**RECORDS FOR THIS TASK**
@@ -525,26 +515,28 @@
                     for (int c = 0; c < HW / 8; ++c) {
                         const int col = tc::frag_col(c);
                         const uint32_t off = tc::pair_off<kTile>(row, col);
-                        const float2 z2 = tc::ld_pair_f16(sZ, off);
-                        float dz[2], vv[2];
+                        float uu[2], dz[2], vv[2];
 #pragma unroll
                         for (int j = 0; j < 2; ++j) {
-                            const float z = j ? z2.y : z2.x;
+                            const float z = r16(zf[h][4 * c + 2 * r + j] + sb1[col + j]);
                             float a, s;
                             softplus_as(z, spk, a, s);
                             const float w2 = sW2[col + j], d = r16(du[h][4 * c + 2 * r + j]);
                             const float curv = (z * spk.k > spk.thr) ? 0.f : spk.beta * s * (1.f - s);
+                            uu[j] = w2 * s;
                             dz[j] = d * w2 * curv + ds * w2 * s;
                             vv[j] = d * s + ds * r16(a);
                         }
                         tc::st_pair_f16(sT, off, dz[0], dz[1]);
+                        tc::st_pair_f16(sT + kTileBytes, off, uu[0], uu[1]);
                         tc::st_pair_f16(sT + 2 * kTileBytes, off, vv[0], vv[1]);
                     }
                 }
         }
         tc::fence_async_smem();
         __syncthreads();
-        float dhz[2][NF / 2];
+        float gfr[2][NF / 2], dhz[2][NF / 2];
+        tc::mma_m128<32, 0, 0, HW / 16>(gfr, tc::kmajor(t_addr + kTileBytes, kTile), tc::kmajor(w1t_addr, NF), false);
         tc::mma_m128<32, 0, 0, HW / 16>(dhz, tc::kmajor(t_addr, kTile), tc::kmajor(w1t_addr, NF), false);
         tc::mma_m64<NX, 1, 1, kTile / 16>(wacc, tc::mnmajor(t_addr, kTile), tc::mnmajor(he_addr, kTile), true);
         tc::mma_m64<NF, 1, 1, kTile / 16>(*reinterpret_cast<float(*)[NF / 2]>(wacc), tc::mnmajor(t_addr + kTileBytes, kTile), tc::mnmajor(ge_addr, kTile), true);
@@ -553,10 +545,6 @@
         const float dsum = warp_sum(dsdf);
         if (lane == 0 && dsum != 0.f) atomicAdd(&sdb2, dsum);
         __syncthreads();
-        if (tid == 0 && tile + gridDim.x < n_tiles) {
-            tc::fence_async_smem();
-            fetch(tile + gridDim.x);
-        }
         tc::frag_store<NF>(gfr, stage, kS, 0);
         tc::frag_store<NF>(dhz, stage, kS, NF);
         __syncthreads();
@@ -651,22 +639,22 @@
                                    const float *rays_d, const int64_t *ridx, const float *t, const float *view_dirs, const float *h_appear,
                                    int64_t n, int32_t max_level, float *sdf, float *nablas, float *rgb, float *x_out, void *act_z, void *act_x,
                                    void *act_y1, void *act_y2, const nsb_occ_collect *collect, void *stream) {
+    (void)act_z; (void)act_y1; (void)act_y2;
     const DevCounts dn = take_counts();
     if (n == 0) return 0;
     NSB_REQUIRE(meta && params_half && net && sdf && nablas && rgb && view_dirs, "nsb_fused_color_fwd: NULL argument");
     NSB_REQUIRE(x || (rays_o && rays_d && t), "nsb_fused_color_fwd: need x or (rays_o, rays_d, t)");
-    NSB_REQUIRE((act_z && act_x && act_y1 && act_y2) || (!act_z && !act_x && !act_y1 && !act_y2), "nsb_fused_color_fwd: pass all four activation buffers or none");
     PLMeta m;
     ColorNetDev d;
     if (int rc = make_net(net, meta, &m, &d, "nsb_fused_color_fwd")) return rc;
     NSB_REQUIRE(d.n_appear == 0 || h_appear, "nsb_fused_color_fwd: h_appear is NULL but the net has %d appearance channels", d.n_appear);
-    constexpr int kSmem = 2 * kTileBytes + 2 * HW * NF * 2 + 2 * XW * XW * 2 + kTile * tc::acc_stride(64) * 4 + 1024;
+    constexpr int kSmem = 3 * kTileBytes + 2 * HW * NF * 2 + 2 * XW * XW * 2 + 1024;
     opt_in_smem(k_color_fwd, kSmem);
+    if (int rc = require_ctas_per_sm(k_color_fwd, kTile, kSmem, kColorFwdCtasPerSM, "nsb_fused_color_fwd")) return rc;
     const PointSrc ps{x, rays_o, rays_d, t, ridx};
-    k_color_fwd<<<persistent_grid(n_tiles(n), 2), kTile, kSmem, (cudaStream_t)stream>>>(m, (const __half *)params_half, d, ps, view_dirs, h_appear, n,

**EXERCISE DETAILS**
Set down each entry exactly, leaving none out.

**WRITTEN SOLUTION**
@@ -525,26 +515,28 @@
                     for (int c = 0; c < HW / 8; ++c) {
                         const int col = tc::frag_col(c);
                         const uint32_t off = tc::pair_off<kTile>(row, col);
-                        const float2 z2 = tc::ld_pair_f16(sZ, off);
-                        float dz[2], vv[2];
+                        float uu[2], dz[2], vv[2];
 #pragma unroll
                         for (int j = 0; j < 2; ++j) {
-                            const float z = j ? z2.y : z2.x;
+                            const float z = r16(zf[h][4 * c + 2 * r + j] + sb1[col + j]);
                             float a, s;
                             softplus_as(z, spk, a, s);
                             const float w2 = sW2[col + j], d = r16(du[h][4 * c + 2 * r + j]);
                             const float curv = (z * spk.k > spk.thr) ? 0.f : spk.beta * s * (1.f - s);
+                            uu[j] = w2 * s;
                             dz[j] = d * w2 * curv + ds * w2 * s;
                             vv[j] = d * s + ds * r16(a);
                         }
                         tc::st_pair_f16(sT, off, dz[0], dz[1]);
+                        tc::st_pair_f16(sT + kTileBytes, off, uu[0], uu[1]);
                         tc::st_pair_f16(sT + 2 * kTileBytes, off, vv[0], vv[1]);
                     }
                 }
         }
         tc::fence_async_smem();
         __syncthreads();
-        float dhz[2][NF / 2];
+        float gfr[2][NF / 2], dhz[2][NF / 2];
+        tc::mma_m128<32, 0, 0, HW / 16>(gfr, tc::kmajor(t_addr + kTileBytes, kTile), tc::kmajor(w1t_addr, NF), false);
         tc::mma_m128<32, 0, 0, HW / 16>(dhz, tc::kmajor(t_addr, kTile), tc::kmajor(w1t_addr, NF), false);
         tc::mma_m64<NX, 1, 1, kTile / 16>(wacc, tc::mnmajor(t_addr, kTile), tc::mnmajor(he_addr, kTile), true);
         tc::mma_m64<NF, 1, 1, kTile / 16>(*reinterpret_cast<float(*)[NF / 2]>(wacc), tc::mnmajor(t_addr + kTileBytes, kTile), tc::mnmajor(ge_addr, kTile), true);
@@ -553,10 +545,6 @@
         const float dsum = warp_sum(dsdf);
         if (lane == 0 && dsum != 0.f) atomicAdd(&sdb2, dsum);
         __syncthreads();
-        if (tid == 0 && tile + gridDim.x < n_tiles) {
-            tc::fence_async_smem();
-            fetch(tile + gridDim.x);
-        }
         tc::frag_store<NF>(gfr, stage, kS, 0);
         tc::frag_store<NF>(dhz, stage, kS, NF);
         __syncthreads();
@@ -651,22 +639,22 @@
                                    const float *rays_d, const int64_t *ridx, const float *t, const float *view_dirs, const float *h_appear,
                                    int64_t n, int32_t max_level, float *sdf, float *nablas, float *rgb, float *x_out, void *act_z, void *act_x,
                                    void *act_y1, void *act_y2, const nsb_occ_collect *collect, void *stream) {
+    (void)act_z; (void)act_y1; (void)act_y2;
     const DevCounts dn = take_counts();
     if (n == 0) return 0;
     NSB_REQUIRE(meta && params_half && net && sdf && nablas && rgb && view_dirs, "nsb_fused_color_fwd: NULL argument");
     NSB_REQUIRE(x || (rays_o && rays_d && t), "nsb_fused_color_fwd: need x or (rays_o, rays_d, t)");
-    NSB_REQUIRE((act_z && act_x && act_y1 && act_y2) || (!act_z && !act_x && !act_y1 && !act_y2), "nsb_fused_color_fwd: pass all four activation buffers or none");
     PLMeta m;
     ColorNetDev d;
     if (int rc = make_net(net, meta, &m, &d, "nsb_fused_color_fwd")) return rc;
     NSB_REQUIRE(d.n_appear == 0 || h_appear, "nsb_fused_color_fwd: h_appear is NULL but the net has %d appearance channels", d.n_appear);
-    constexpr int kSmem = 2 * kTileBytes + 2 * HW * NF * 2 + 2 * XW * XW * 2 + kTile * tc::acc_stride(64) * 4 + 1024;
+    constexpr int kSmem = 3 * kTileBytes + 2 * HW * NF * 2 + 2 * XW * XW * 2 + 1024;
     opt_in_smem(k_color_fwd, kSmem);
+    if (int rc = require_ctas_per_sm(k_color_fwd, kTile, kSmem, kColorFwdCtasPerSM, "nsb_fused_color_fwd")) return rc;
     const PointSrc ps{x, rays_o, rays_d, t, ridx};
-    k_color_fwd<<<persistent_grid(n_tiles(n), 2), kTile, kSmem, (cudaStream_t)stream>>>(m, (const __half *)params_half, d, ps, view_dirs, h_appear, n,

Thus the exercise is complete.